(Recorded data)
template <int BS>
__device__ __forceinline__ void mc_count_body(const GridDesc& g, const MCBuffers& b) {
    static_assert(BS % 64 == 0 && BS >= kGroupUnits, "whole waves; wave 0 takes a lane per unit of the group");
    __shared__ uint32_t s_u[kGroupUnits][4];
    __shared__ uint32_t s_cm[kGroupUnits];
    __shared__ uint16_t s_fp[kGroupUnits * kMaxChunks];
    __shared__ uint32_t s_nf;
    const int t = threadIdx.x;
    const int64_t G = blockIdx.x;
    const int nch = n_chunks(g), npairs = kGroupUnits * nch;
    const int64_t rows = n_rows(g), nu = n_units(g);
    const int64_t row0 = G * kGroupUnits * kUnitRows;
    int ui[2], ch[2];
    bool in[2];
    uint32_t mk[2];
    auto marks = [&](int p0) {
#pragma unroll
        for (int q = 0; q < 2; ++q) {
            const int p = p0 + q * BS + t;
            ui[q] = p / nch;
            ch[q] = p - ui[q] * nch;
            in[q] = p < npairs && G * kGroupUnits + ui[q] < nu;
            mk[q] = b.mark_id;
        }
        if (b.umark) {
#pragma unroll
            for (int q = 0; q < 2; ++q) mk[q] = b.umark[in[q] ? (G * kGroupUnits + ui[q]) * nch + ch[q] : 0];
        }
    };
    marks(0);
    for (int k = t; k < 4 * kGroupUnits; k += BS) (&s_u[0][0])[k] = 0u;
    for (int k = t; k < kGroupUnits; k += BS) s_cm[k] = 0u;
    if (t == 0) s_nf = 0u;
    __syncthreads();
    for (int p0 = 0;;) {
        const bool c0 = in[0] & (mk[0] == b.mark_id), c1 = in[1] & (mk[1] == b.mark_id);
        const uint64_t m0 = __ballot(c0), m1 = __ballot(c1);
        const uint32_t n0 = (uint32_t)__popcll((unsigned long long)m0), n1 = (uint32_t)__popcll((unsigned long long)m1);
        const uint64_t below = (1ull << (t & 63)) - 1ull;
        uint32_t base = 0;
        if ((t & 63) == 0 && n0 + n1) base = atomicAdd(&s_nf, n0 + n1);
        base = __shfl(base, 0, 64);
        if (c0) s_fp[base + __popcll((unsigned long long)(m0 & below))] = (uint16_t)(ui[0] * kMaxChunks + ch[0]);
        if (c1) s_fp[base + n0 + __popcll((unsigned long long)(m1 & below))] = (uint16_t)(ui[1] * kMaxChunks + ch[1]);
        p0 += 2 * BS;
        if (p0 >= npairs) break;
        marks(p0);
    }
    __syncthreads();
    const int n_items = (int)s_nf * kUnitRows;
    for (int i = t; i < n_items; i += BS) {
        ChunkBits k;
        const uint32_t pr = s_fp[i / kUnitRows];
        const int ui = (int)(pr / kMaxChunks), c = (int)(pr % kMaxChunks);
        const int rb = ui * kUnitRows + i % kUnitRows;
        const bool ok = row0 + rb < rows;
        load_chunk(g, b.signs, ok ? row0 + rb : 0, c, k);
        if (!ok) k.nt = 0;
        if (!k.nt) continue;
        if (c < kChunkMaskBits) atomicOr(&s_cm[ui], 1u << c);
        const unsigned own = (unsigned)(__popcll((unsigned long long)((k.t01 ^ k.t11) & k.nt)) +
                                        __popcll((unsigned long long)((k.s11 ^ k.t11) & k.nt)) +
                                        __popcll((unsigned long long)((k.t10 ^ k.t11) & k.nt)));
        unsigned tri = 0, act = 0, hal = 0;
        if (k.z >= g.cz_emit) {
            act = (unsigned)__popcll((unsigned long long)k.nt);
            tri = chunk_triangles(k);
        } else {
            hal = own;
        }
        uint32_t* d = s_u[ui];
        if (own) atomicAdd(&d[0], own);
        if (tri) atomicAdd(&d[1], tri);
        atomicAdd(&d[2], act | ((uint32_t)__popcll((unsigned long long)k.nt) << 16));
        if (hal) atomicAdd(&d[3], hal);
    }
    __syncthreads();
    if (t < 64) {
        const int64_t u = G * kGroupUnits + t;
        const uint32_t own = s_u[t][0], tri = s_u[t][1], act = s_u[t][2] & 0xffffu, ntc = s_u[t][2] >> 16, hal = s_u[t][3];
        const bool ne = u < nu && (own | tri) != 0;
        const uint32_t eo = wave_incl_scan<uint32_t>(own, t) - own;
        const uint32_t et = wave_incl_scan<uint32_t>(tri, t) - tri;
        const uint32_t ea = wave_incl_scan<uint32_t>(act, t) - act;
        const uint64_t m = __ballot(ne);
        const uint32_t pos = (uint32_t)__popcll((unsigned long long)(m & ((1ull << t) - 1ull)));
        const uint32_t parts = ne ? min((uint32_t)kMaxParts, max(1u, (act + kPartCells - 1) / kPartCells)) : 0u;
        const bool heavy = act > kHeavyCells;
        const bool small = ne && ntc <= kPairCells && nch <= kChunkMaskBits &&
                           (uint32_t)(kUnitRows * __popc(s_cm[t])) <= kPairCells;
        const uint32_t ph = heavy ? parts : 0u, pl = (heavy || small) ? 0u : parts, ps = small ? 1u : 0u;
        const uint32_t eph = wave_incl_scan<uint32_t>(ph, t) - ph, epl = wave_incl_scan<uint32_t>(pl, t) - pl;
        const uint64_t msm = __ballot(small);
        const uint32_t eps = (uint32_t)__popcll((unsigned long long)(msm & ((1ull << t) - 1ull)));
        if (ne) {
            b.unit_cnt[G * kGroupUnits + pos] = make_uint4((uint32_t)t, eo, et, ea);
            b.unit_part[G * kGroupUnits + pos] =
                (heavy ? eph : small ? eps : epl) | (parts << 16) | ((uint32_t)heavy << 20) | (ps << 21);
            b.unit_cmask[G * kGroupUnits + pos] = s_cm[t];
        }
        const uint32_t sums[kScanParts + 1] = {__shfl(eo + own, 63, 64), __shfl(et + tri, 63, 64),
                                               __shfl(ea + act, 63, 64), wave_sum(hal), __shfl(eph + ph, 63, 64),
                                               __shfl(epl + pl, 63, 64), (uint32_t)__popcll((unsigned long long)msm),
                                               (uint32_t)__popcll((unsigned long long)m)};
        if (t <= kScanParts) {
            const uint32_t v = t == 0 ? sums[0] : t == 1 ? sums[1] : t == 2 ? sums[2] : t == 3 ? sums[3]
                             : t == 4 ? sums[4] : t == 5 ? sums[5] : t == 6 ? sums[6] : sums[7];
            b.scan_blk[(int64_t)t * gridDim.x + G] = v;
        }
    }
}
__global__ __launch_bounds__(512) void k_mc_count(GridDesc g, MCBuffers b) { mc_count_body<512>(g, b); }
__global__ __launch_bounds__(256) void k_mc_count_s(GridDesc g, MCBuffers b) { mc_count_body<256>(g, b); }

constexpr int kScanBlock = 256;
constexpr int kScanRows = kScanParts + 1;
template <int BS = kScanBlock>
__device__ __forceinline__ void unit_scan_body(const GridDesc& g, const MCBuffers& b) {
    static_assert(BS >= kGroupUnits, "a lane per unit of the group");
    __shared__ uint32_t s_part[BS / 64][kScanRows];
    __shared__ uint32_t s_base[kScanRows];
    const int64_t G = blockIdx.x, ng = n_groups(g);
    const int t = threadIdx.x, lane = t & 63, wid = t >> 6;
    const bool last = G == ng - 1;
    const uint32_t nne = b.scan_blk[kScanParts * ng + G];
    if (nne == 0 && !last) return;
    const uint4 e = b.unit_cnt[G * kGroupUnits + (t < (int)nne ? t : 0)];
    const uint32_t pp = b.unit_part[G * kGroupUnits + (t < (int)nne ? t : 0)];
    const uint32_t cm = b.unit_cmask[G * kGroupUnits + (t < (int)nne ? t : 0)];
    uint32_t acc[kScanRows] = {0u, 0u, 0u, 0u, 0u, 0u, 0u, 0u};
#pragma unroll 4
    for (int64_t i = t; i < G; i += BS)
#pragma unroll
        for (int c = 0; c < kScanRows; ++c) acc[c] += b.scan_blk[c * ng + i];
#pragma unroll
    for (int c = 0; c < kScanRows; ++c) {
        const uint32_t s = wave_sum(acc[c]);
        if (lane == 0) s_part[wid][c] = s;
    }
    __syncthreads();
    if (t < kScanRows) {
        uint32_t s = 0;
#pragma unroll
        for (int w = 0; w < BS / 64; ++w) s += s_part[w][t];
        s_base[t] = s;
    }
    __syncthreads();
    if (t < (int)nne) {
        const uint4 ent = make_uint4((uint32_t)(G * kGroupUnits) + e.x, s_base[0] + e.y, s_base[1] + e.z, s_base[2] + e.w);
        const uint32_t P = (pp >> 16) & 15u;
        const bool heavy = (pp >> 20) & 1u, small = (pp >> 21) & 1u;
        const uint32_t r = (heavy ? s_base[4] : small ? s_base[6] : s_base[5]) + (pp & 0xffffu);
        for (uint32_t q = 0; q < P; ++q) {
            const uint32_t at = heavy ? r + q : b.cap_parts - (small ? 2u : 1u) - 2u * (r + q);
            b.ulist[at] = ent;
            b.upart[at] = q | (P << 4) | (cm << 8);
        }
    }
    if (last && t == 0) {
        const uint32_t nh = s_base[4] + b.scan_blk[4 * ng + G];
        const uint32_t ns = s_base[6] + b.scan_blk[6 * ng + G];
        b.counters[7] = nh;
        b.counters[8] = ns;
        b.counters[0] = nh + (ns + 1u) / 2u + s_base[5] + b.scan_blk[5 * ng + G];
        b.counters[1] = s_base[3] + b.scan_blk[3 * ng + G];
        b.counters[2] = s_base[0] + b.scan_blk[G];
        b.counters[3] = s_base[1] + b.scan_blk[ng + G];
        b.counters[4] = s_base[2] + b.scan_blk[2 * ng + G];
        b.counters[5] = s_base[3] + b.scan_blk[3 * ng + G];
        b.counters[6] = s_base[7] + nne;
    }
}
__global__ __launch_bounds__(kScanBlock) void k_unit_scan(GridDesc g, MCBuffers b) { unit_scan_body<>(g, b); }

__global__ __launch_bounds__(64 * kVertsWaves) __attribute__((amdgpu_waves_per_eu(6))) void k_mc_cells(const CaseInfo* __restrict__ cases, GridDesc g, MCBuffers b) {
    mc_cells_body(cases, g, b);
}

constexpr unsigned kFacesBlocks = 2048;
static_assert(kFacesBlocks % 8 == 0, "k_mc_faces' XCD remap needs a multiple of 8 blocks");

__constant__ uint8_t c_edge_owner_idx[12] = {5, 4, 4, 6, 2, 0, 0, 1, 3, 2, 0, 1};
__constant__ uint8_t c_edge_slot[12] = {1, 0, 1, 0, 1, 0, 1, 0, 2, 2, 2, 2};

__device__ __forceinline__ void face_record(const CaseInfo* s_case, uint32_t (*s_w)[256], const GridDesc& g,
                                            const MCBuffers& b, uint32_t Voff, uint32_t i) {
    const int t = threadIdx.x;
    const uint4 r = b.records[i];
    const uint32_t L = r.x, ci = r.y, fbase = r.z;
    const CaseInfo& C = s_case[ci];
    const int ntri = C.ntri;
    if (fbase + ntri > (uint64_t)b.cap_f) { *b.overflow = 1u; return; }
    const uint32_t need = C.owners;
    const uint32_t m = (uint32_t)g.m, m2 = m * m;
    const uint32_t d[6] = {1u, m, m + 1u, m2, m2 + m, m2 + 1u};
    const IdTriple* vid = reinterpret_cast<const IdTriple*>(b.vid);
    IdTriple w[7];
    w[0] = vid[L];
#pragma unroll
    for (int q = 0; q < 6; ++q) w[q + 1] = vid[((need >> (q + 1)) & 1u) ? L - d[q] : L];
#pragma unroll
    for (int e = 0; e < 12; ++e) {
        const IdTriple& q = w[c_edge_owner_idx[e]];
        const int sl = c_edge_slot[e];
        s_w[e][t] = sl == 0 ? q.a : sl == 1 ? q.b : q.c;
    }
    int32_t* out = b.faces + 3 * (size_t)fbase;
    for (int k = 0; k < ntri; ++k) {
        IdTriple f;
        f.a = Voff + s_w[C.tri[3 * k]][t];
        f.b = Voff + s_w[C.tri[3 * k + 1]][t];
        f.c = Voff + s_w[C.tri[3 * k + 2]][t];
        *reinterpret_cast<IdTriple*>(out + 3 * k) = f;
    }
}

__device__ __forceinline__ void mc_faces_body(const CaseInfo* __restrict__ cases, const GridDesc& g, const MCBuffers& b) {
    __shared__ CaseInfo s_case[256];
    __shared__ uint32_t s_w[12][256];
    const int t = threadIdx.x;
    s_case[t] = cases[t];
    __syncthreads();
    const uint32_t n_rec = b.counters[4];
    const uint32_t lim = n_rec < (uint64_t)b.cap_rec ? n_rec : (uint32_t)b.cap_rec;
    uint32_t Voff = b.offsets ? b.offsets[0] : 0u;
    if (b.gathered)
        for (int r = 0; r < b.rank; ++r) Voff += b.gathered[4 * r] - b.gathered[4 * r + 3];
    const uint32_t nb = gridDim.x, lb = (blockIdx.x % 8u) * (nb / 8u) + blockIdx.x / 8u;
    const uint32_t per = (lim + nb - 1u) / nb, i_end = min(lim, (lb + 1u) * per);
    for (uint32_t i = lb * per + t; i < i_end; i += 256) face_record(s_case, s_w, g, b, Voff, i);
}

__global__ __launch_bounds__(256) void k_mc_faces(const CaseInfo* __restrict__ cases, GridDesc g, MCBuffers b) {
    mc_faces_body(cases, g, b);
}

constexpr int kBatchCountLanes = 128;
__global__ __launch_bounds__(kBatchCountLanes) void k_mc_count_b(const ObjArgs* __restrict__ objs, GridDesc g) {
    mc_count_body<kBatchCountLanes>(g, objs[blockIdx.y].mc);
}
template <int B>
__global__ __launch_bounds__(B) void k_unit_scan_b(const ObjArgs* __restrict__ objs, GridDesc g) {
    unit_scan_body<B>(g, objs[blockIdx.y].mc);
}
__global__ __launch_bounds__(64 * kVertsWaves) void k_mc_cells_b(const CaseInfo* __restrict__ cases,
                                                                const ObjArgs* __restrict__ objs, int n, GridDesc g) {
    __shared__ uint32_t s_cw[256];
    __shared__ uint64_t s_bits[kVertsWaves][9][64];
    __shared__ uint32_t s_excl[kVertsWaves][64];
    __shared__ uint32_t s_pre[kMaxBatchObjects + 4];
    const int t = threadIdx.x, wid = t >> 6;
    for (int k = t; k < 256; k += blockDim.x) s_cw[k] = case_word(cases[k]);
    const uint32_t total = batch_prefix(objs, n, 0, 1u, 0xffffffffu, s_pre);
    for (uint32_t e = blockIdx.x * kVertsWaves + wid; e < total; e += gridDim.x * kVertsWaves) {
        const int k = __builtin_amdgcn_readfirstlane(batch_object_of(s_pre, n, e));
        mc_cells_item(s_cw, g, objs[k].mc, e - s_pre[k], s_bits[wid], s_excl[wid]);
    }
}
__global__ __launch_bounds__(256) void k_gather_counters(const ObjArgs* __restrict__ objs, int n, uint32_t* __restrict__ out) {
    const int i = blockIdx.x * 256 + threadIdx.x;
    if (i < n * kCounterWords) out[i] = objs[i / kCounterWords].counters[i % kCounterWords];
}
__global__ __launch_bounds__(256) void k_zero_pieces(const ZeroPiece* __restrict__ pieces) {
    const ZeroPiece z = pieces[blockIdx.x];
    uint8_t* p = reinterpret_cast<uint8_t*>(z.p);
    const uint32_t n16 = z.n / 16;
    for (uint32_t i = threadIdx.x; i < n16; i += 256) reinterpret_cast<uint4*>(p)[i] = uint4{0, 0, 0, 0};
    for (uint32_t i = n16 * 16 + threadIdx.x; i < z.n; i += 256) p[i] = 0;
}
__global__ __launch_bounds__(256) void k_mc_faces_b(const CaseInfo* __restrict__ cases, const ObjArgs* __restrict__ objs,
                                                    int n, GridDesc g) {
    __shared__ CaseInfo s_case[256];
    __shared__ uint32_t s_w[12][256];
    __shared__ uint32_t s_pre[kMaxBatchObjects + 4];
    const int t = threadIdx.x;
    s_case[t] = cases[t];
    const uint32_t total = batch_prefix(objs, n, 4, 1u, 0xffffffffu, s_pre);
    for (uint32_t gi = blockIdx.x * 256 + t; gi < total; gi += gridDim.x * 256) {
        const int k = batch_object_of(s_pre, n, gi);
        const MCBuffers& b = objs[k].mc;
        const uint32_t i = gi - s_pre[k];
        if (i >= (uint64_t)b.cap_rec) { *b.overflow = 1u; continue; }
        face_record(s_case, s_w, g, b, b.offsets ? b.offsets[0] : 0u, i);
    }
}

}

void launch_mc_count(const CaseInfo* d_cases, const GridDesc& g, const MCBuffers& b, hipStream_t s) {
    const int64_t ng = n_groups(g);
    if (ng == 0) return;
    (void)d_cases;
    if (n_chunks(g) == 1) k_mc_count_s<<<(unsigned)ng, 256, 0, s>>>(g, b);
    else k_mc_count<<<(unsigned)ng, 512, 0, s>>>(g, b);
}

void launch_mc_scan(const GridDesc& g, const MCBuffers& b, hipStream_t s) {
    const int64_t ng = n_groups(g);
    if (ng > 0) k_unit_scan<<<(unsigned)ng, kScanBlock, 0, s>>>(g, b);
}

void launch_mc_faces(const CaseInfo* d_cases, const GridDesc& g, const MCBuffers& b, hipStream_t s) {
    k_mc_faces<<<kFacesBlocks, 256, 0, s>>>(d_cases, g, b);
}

**Task brief**
Using the entries above, copy out all lines that contain the string "sums".

**Response to this exercise**
        const uint32_t sums[kScanParts + 1] = {__shfl(eo + own, 63, 64), __shfl(et + tri, 63, 64),
            const uint32_t v = t == 0 ? sums[0] : t == 1 ? sums[1] : t == 2 ? sums[2] : t == 3 ? sums[3]
                             : t == 4 ? sums[4] : t == 5 ? sums[5] : t == 6 ? sums[6] : sums[7];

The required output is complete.